Here is an outlook on the sector for the upcoming year from several sector experts.

For the student housing sector, 2018 should once again prove a strong year, according to industry experts. College attendance is not slowing—even if graduate school applications decrease amid a low national unemployment rate. However, there are still issues to watch out for, particularly in certain markets seeing a lot of new supply. Here is an outlook on the sector for the upcoming year from several sector experts.

  1. Both investor interest and construction pipeline remain strong. Overall, demand for this property type—from a wide variety of investment sources--remains steady, and the sector will see demand from a wider variety of buyers, says Ryan Burke, senior analyst at real estate research firm Green Street Advisors. “There’s more capital coming into this space,” Burke says. Construction underway for the upcoming school year is seeing more growth by units than by the beds, which could be a signal that developers might be aiming to target more graduate students, says Barbara Byrne Denham, senior economist at research firm Reis Inc. “In general, there seems to be a lot of optimism. This market has considerable room to grow, considering the demand for college is always going up,” Denham adds. According to data firm Axiometrics, a RealPage company, development activity is in line with previous years. Preliminary figures from Axiometrics show 45,850 new off-campus beds coming on-line this year, compared to 44,244 in 2017 and 47,342 in 2016.

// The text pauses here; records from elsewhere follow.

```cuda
static SortLayout sort_layout(int64_t M) {
    SortLayout L;
    const size_t m = (size_t)(M > 0 ? M : 1);
    size_t temp = 0;
    cub::DeviceRadixSort::SortPairs(nullptr, temp, (const uint16_t*)nullptr, (uint16_t*)nullptr, (const int32_t*)nullptr,
                                    (int32_t*)nullptr, (int64_t)m, 0, 16);
    L.keys_in = 0;
    L.keys_out = align_up(L.keys_in + m * 2, 256);
    L.vals_in = align_up(L.keys_out + m * 2, 256);
// ... 38 lines not shown
    SGN_REQUIRE(!total_dev || tile_bits <= 16, "sgn_bin_sort_capped: %d tiles leave no 16-bit key for the padding", tiles);
    emit_keys_kernel<<<(N + 255) / 256, 256, 0, stream>>>(N, tiles_x, reinterpret_cast<const ushort4*>(tile_bbox), touch_mask, order, cum, (int)M,
                                                          total_dev, (uint16_t)((1u << tile_bits) - 1u), keys_in, vals_in, big_ranks,
                                                          big_count);
    SGN_CHECK_LAUNCH("emit_keys_kernel");
    int sms = 0, dev = 0;
    SGN_CHECK_CUDA(cudaGetDevice(&dev));
    SGN_CHECK_CUDA(cudaDeviceGetAttribute(&sms, cudaDevAttrMultiProcessorCount, dev));
    emit_big_kernel<<<4 * sms, EMIT_BIG_THREADS, 0, stream>>>(tiles_x, cam->width, cam->height, bw, reinterpret_cast<const float4*>(records),
                                                 reinterpret_cast<const ushort4*>(tile_bbox), order, cum, (int)M, big_ranks, big_count,
                                                 keys_in, vals_in);
    SGN_CHECK_LAUNCH("emit_big_kernel");
    size_t temp = L.temp_bytes;
    SGN_CHECK_CUDA(cub::DeviceRadixSort::SortPairs(base + L.temp, temp, keys_in, keys_out, vals_in, sorted_ids, M, 0, tile_bits, stream));
    sgn_count_launch(1);
    if (total_dev) {
        bin_edges_capped_kernel<<<(unsigned)((M + 255) / 256), 256, 0, stream>>>(M, total_dev, keys_out, tile_bins, overflow_dev);
        SGN_CHECK_LAUNCH("bin_edges_capped_kernel");
    } else {
        bin_edges_kernel<<<(unsigned)((M + 255) / 256), 256, 0, stream>>>(M, keys_out, tile_bins);
        SGN_CHECK_LAUNCH("bin_edges_kernel");
    }
    return SGN_OK;
}

extern "C" int sgn_bin_sort(int N, int64_t M, const sgn_camera* cam, const float* records, const int32_t* radii,
                            const uint16_t* tile_bbox, const uint32_t* touch_mask, const int32_t* order, const int32_t* cum,
                            int32_t* sorted_ids, int32_t* tile_bins, void* scratch, size_t scratch_bytes, void* stream_) {
    SGN_RANGE("sgn_bin_sort");
    return bin_sort_impl(N, M, nullptr, nullptr, cam, records, radii, tile_bbox, touch_mask, order, cum, sorted_ids, tile_bins, scratch,
                         scratch_bytes, stream_);
}

extern "C" int sgn_bin_sort_capped(int N, int64_t capacity, const int64_t* total_dev, int32_t* overflow_dev, const sgn_camera* cam,
                                   const float* records, const int32_t* radii, const uint16_t* tile_bbox, const uint32_t* touch_mask,
// ... 121 lines not shown
```

street-gaussians-ns_b200/csrc/project.cu:

```cuda
#include <stdarg.h>
#include <stdlib.h>
#include <string.h>

#include "sgn_exact.cuh"
#include "sgn_touch.cuh"

static thread_local char g_err[512] = "";
void sgn_set_error(const char* fmt, ...) {
    va_list ap;
    va_start(ap, fmt);
    vsnprintf(g_err, sizeof(g_err), fmt, ap);
    va_end(ap);
}
#include <atomic>
static std::atomic<long long> g_launches{0};
void sgn_count_launch(int n) { g_launches.fetch_add(n, std::memory_order_relaxed); }
extern "C" long long sgn_launch_count(void) { return g_launches.load(std::memory_order_relaxed); }
extern "C" const char* sgn_last_error(void) { return g_err; }
extern "C" int sgn_abi_version(void) { return SGN_ABI_VERSION; }
extern "C" size_t sgn_sizeof_segment(void) { return sizeof(sgn_segment); }
extern "C" size_t sgn_sizeof_segment_grads(void) { return sizeof(sgn_segment_grads); }
extern "C" size_t sgn_sizeof_camera(void) { return sizeof(sgn_camera); }

extern "C" int sgn_upload(const void* host, size_t bytes, void* dev, void* stream) {
// ... 29 lines not shown
        for (int i = threadIdx.x; i < n; i += blockDim.x) dst[i] = __ldg(src + i);
    }
}
__device__ __forceinline__ void coop_store(float* __restrict__ dst, const float* __restrict__ src, int n) {
    if ((reinterpret_cast<uintptr_t>(dst) & 15u) == 0) {
        const int n4 = n >> 2;
        const float4* s4 = reinterpret_cast<const float4*>(src);
        float4* d4 = reinterpret_cast<float4*>(dst);
        for (int i = threadIdx.x; i < n4; i += blockDim.x) d4[i] = s4[i];
        for (int i = (n4 << 2) + threadIdx.x; i < n; i += blockDim.x) dst[i] = src[i];
    } else {
        for (int i = threadIdx.x; i < n; i += blockDim.x) dst[i] = src[i];
    }
}

__global__ void __launch_bounds__(CH)
project_fwd_direct_kernel(const sgn_segment* __restrict__ segs, int nseg, const sgn_camera cam,
                   float4* __restrict__ records, int32_t* __restrict__ radii, int32_t* __restrict__ num_tiles_hit,
                   ushort4* __restrict__ tile_bbox, int32_t* __restrict__ tiles_touched, uint32_t* __restrict__ touch_mask) {
    extern __shared__ int s_chunk0[];
    for (int i = threadIdx.x; i < nseg; i += blockDim.x) s_chunk0[i] = segs[i].chunk0;
    __syncthreads();
    const int si = find_segment_by_chunk(s_chunk0, nseg, blockIdx.x);
    const sgn_segment& sg = segs[si];
    const int i = (blockIdx.x - sg.chunk0) * CH + threadIdx.x;
    const bool active = i < sg.count;
    const size_t g = (size_t)sg.row0 + i;
    const int K = (cam.sh_degree + 1) * (cam.sh_degree + 1);
    bool vis = false;
    ushort4 bb = make_ushort4(0, 0, 0, 0);
    TouchCtx tc = {};
    if (active) {

    float m[3], ls[3], q[4];
#pragma unroll
    for (int k = 0; k < 3; ++k) { m[k] = __ldg(sg.means + 3 * (size_t)i + k); ls[k] = __ldg(sg.scales + 3 * (size_t)i + k); }
    {
        const float4 qq = __ldg(reinterpret_cast<const float4*>(sg.quats) + i);
        q[0] = qq.x; q[1] = qq.y; q[2] = qq.z; q[3] = qq.w;
    }
    SgnProj st;
    vis = sgn_project_exact(sg, cam, m, ls, q, st);

    float rgb[3] = {0.f, 0.f, 0.f};
    float opac = 0.f;
    int aux = 0;
    if (vis) {
        float c0[3] = {0.f, 0.f, 0.f};
        for (int f = 0; f < sg.F; ++f) {
            const float w = sg.idft[f];
#pragma unroll
            for (int ch = 0; ch < 3; ++ch) c0[ch] += __ldg(sg.features_dc + ((size_t)i * sg.F + f) * 3 + ch) * w;
        }
        if (cam.sh_degree > 0) {
            float d[3] = {st.mw[0] - cam.cam_pos[0], st.mw[1] - cam.cam_pos[1], st.mw[2] - cam.cam_pos[2]};
            const float n = sqrtf(d[0] * d[0] + d[1] * d[1] + d[2] * d[2]);
            d[0] /= n; d[1] /= n; d[2] /= n;
// ... 28 lines not shown
    radii[g] = st.radius;
    num_tiles_hit[g] = vis ? (st.tmax[0] - st.tmin[0]) * (st.tmax[1] - st.tmin[1]) : 0;
    bb = make_ushort4((unsigned short)st.tmin[0], (unsigned short)st.tmin[1],
                      (unsigned short)st.tmax[0], (unsigned short)st.tmax[1]);
    tile_bbox[g] = bb;
    if (vis) tc = make_touch_ctx(make_float4(st.xy[0], st.xy[1], st.conic[0], st.conic[1]), make_float4(st.conic[2], opac, 0.f, 0.f));
    }
    uint32_t mask;
    const int nt = count_touched_tiles(vis, tc, bb, cam.width, cam.height, cam.block_width, mask);
    if (active) {
        tiles_touched[g] = nt;
        touch_mask[g] = mask;
    }
}

__global__ void __launch_bounds__(CH)
project_fwd_staged_kernel(const sgn_segment* __restrict__ segs, int nseg, const sgn_camera cam,
                   float4* __restrict__ records, int32_t* __restrict__ radii, int32_t* __restrict__ num_tiles_hit,
                   ushort4* __restrict__ tile_bbox, int32_t* __restrict__ tiles_touched, uint32_t* __restrict__ touch_mask) {
    extern __shared__ int s_chunk0[];
    __shared__ __align__(16) float s_rest[CH * MAX_REST];
    __shared__ __align__(16) float s_dc[CH * MAX_DC];
    __shared__ __align__(16) float s_means[CH * 3];
    __shared__ __align__(16) float s_scales[CH * 3];
    __shared__ float s_geo[CH][9];
    __shared__ int s_row[CH];
    __shared__ int s_warp_base[CH / 32 + 1];
    for (int i = threadIdx.x; i < nseg; i += blockDim.x) s_chunk0[i] = segs[i].chunk0;
    __syncthreads();
    const int si = find_segment_by_chunk(s_chunk0, nseg, blockIdx.x);
    const sgn_segment& sg = segs[si];
    const int r0 = (blockIdx.x - sg.chunk0) * CH;
    const int rows = min(CH, sg.count - r0);
    const int tid = threadIdx.x, lane = tid & 31, warp = tid >> 5;
// ... 2 lines not shown
    coop_load(s_means, sg.means + 3 * (size_t)r0, rows * 3);
    coop_load(s_scales, sg.scales + 3 * (size_t)r0, rows * 3);
    __syncthreads();

    const bool active = tid < rows;
    const size_t g = (size_t)sg.row0 + r0 + tid;
    const int cls_bit = sg.cls == 1 ? SGN_AUX_OBJECT : 0;
    bool vis = false;
    SgnProj st;
    if (active) {
        const float m[3] = {s_means[3 * tid], s_means[3 * tid + 1], s_means[3 * tid + 2]};
        const float ls[3] = {s_scales[3 * tid], s_scales[3 * tid + 1], s_scales[3 * tid + 2]};
        const float4 qq = __ldg(reinterpret_cast<const float4*>(sg.quats) + r0 + tid);
        const float q[4] = {qq.x, qq.y, qq.z, qq.w};
        vis = sgn_project_exact(sg, cam, m, ls, q, st);
        radii[g] = st.radius;
        num_tiles_hit[g] = vis ? (st.tmax[0] - st.tmin[0]) * (st.tmax[1] - st.tmin[1]) : 0;
        tile_bbox[g] = make_ushort4((unsigned short)st.tmin[0], (unsigned short)st.tmin[1],
                                    (unsigned short)st.tmax[0], (unsigned short)st.tmax[1]);
        float4* rec = records + 3 * g;
        rec[0] = make_float4(st.xy[0], st.xy[1], st.conic[0], st.conic[1]);
        if (!vis) {
            rec[1] = make_float4(st.conic[2], 0.f, 0.f, 0.f);
            rec[2] = make_float4(0.f, 0.f, __int_as_float(cls_bit), 0.f);
            tiles_touched[g] = 0;
            touch_mask[g] = 0u;
        }
    }
    const unsigned bal = __ballot_sync(0xffffffffu, vis);
    if (lane == 0) s_warp_base[warp + 1] = __popc(bal);
// ... 88 lines not shown
        float4* rec = records + 3 * gb;
        rec[1] = make_float4(ge[4], opac, rgb[0], rgb[1]);
        rec[2] = make_float4(rgb[2], ge[5], __int_as_float(aux), 0.f);
        bb = tile_bbox[gb];
        tc = make_touch_ctx(make_float4(ge[0], ge[1], ge[2], ge[3]), make_float4(ge[4], opac, 0.f, 0.f));
    }
    if ((warp << 5) >= nvis) return;
    uint32_t mask;
    const int nt = count_touched_tiles(mine, tc, bb, cam.width, cam.height, cam.block_width, mask);
    if (mine) {
        tiles_touched[gb] = nt;
        touch_mask[gb] = mask;
    }
}
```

  2. Overall, rents are expected to increase. Rent growth by the unit is expected to rise by 3.4 percent in 2018, compared to 3.3 percent last year, Denham says. Rents, when looking at by-the-bed rates, are likely to jump 3.8 percent. In 2017, there was a 2.4 percent hike, she notes. On the one hand, these estimates from Reis—which may exclude some information from schools or landlords that do not share data—raise the question of affordability. On the other, new housing tends to fill up quicker than existing housing, Denham says. According to Axiometrics, annual effective rent growth is averaging 1.8 percent so far for the 2018-2019 leasing season—in line with the current cycle.
  3. Average occupancy rates should also continue to rise. For the past few years, leasing velocity has increased year-over-year, and occupancy is over 95 percent on average nationally, says Taylor Gunn, director of student housing at Axiometrics. “We’re seeing performance continue to outpace former years,” she says. Some stronger performing markets may start to shift to raising rents, she notes. For example, Kennesaw State University in Georgia has seen rent growth of 6.7 percent and its leasing velocity dipped from last year. However, the university also had experienced several years of higher-than-average occupancy.
  4. Still, some markets may struggle with new supply. While there has been a lot of demand over the past few years, supply has increased at the same rate, Gunn says. “Last year, in part, there was an even bigger amount of supply delivered. It had quite a big impact on the market,” Gunn says. High levels of new supply are also expected this year, making it important to watch some of the affected markets, she adds. For example, Texas A&M University and Texas Tech University saw negative rent growth and a decline in occupancy rates because of new supply last year. At Texas A&M, there are 2,400 new off-campus beds expected this year, but no new supply at Texas Tech.